ABOUT THIS TASK ::
Reproduce this listing in full.

RECORDS TO USE ::
· · ·
inline long fast_tiled_elems(int ndst, int csrc, int khkw) { return (long)khkw * csrc * (((long)ndst + 15) / 16 * 16); }
// ... 17 lines not shown
  tp[(q ^ swz) * 8] = h;
  tp[((q + 1) ^ swz) * 8] = l;
}
int fast_conv2d_fwd(const float* x, const float* packed, const float* bias, const float* residual,
                    const float* rowscale, const float* chanscale, float* y, int n, int h, int w, int cin, int cout, int kh, int kw,
                    int stride, int pad, int ldx, int ldy, int ldr, float slope, int flags, hipStream_t st);
int fast_conv2d_dgrad(const float* dy, const float* packed, float* dx, const float* residual, const float* actmask,
                      float slope, int n, int h, int w, int cin, int cout, int kh, int kw, int stride, int pad, int ldy,
                      int ldx, int ldr, int accumulate, hipStream_t st);
int fast_conv2d_fwd_pp(const void* x, int x_pp, const float* packed, const float* bias, void* y, int y_pp, int n, int h, int w, int cin,
                       int cout, int ldx, int ldy, float slope, int flags, hipStream_t st);
int fast_conv2d_dgrad_pp(const void* dy, int dy_pp, const float* packed, void* dx, int dx_pp, const float* residual, const void* actmask,
                         float slope, int n, int h, int w, int cin, int cout, int ldy, int ldx, int ldr, hipStream_t st);
size_t fast_conv2d_wgrad_workspace(int n, int h, int w, int cin, int cout, int kh, int kw, int stride, int pad);
int fast_conv2d_wgrad(const float* x, const float* dy, float* dw, float* db, const float* xrow, const float* xchan,
                      int accumulate, void* workspace, size_t workspace_bytes, int n, int h, int w, int cin, int cout, int kh, int kw, int stride, int pad, int ldx, int ldy,
                      hipStream_t st);

int fast_wgrad_multi_ok(int cin, int cout, int kh, int kw, int stride, int pad);
int fast_wgrad_multi_max(int n, int h, int w, int cin, int cout, int kh, int kw, int stride, int pad);
size_t fast_conv2d_wgrad_multi_workspace(int nprob, int n, int h, int w, int cin, int cout, int kh, int kw, int stride, int pad);
int fast_conv2d_wgrad_multi(int nprob, const float* const* x, const float* const* dy, float* const* dw, float* const* db,
                            int accumulate, void* workspace, size_t workspace_bytes, int n, int h, int w, int cin, int cout,
                            int kh, int kw, int stride, int pad, int ldx, int ldy, hipStream_t st);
· · ·
RESPONSE TO THE TASK ::
inline long fast_tiled_elems(int ndst, int csrc, int khkw) { return (long)khkw * csrc * (((long)ndst + 15) / 16 * 16); }
// ... 17 lines not shown
  tp[(q ^ swz) * 8] = h;
  tp[((q + 1) ^ swz) * 8] = l;
}
int fast_conv2d_fwd(const float* x, const float* packed, const float* bias, const float* residual,
                    const float* rowscale, const float* chanscale, float* y, int n, int h, int w, int cin, int cout, int kh, int kw,
                    int stride, int pad, int ldx, int ldy, int ldr, float slope, int flags, hipStream_t st);
int fast_conv2d_dgrad(const float* dy, const float* packed, float* dx, const float* residual, const float* actmask,
                      float slope, int n, int h, int w, int cin, int cout, int kh, int kw, int stride, int pad, int ldy,
                      int ldx, int ldr, int accumulate, hipStream_t st);
int fast_conv2d_fwd_pp(const void* x, int x_pp, const float* packed, const float* bias, void* y, int y_pp, int n, int h, int w, int cin,
                       int cout, int ldx, int ldy, float slope, int flags, hipStream_t st);
int fast_conv2d_dgrad_pp(const void* dy, int dy_pp, const float* packed, void* dx, int dx_pp, const float* residual, const void* actmask,
                         float slope, int n, int h, int w, int cin, int cout, int ldy, int ldx, int ldr, hipStream_t st);
size_t fast_conv2d_wgrad_workspace(int n, int h, int w, int cin, int cout, int kh, int kw, int stride, int pad);
int fast_conv2d_wgrad(const float* x, const float* dy, float* dw, float* db, const float* xrow, const float* xchan,
                      int accumulate, void* workspace, size_t workspace_bytes, int n, int h, int w, int cin, int cout, int kh, int kw, int stride, int pad, int ldx, int ldy,
                      hipStream_t st);

int fast_wgrad_multi_ok(int cin, int cout, int kh, int kw, int stride, int pad);
int fast_wgrad_multi_max(int n, int h, int w, int cin, int cout, int kh, int kw, int stride, int pad);
size_t fast_conv2d_wgrad_multi_workspace(int nprob, int n, int h, int w, int cin, int cout, int kh, int kw, int stride, int pad);
int fast_conv2d_wgrad_multi(int nprob, const float* const* x, const float* const* dy, float* const* dw, float* const* db,
                            int accumulate, void* workspace, size_t workspace_bytes, int n, int h, int w, int cin, int cout,
                            int kh, int kw, int stride, int pad, int ldx, int ldy, hipStream_t st);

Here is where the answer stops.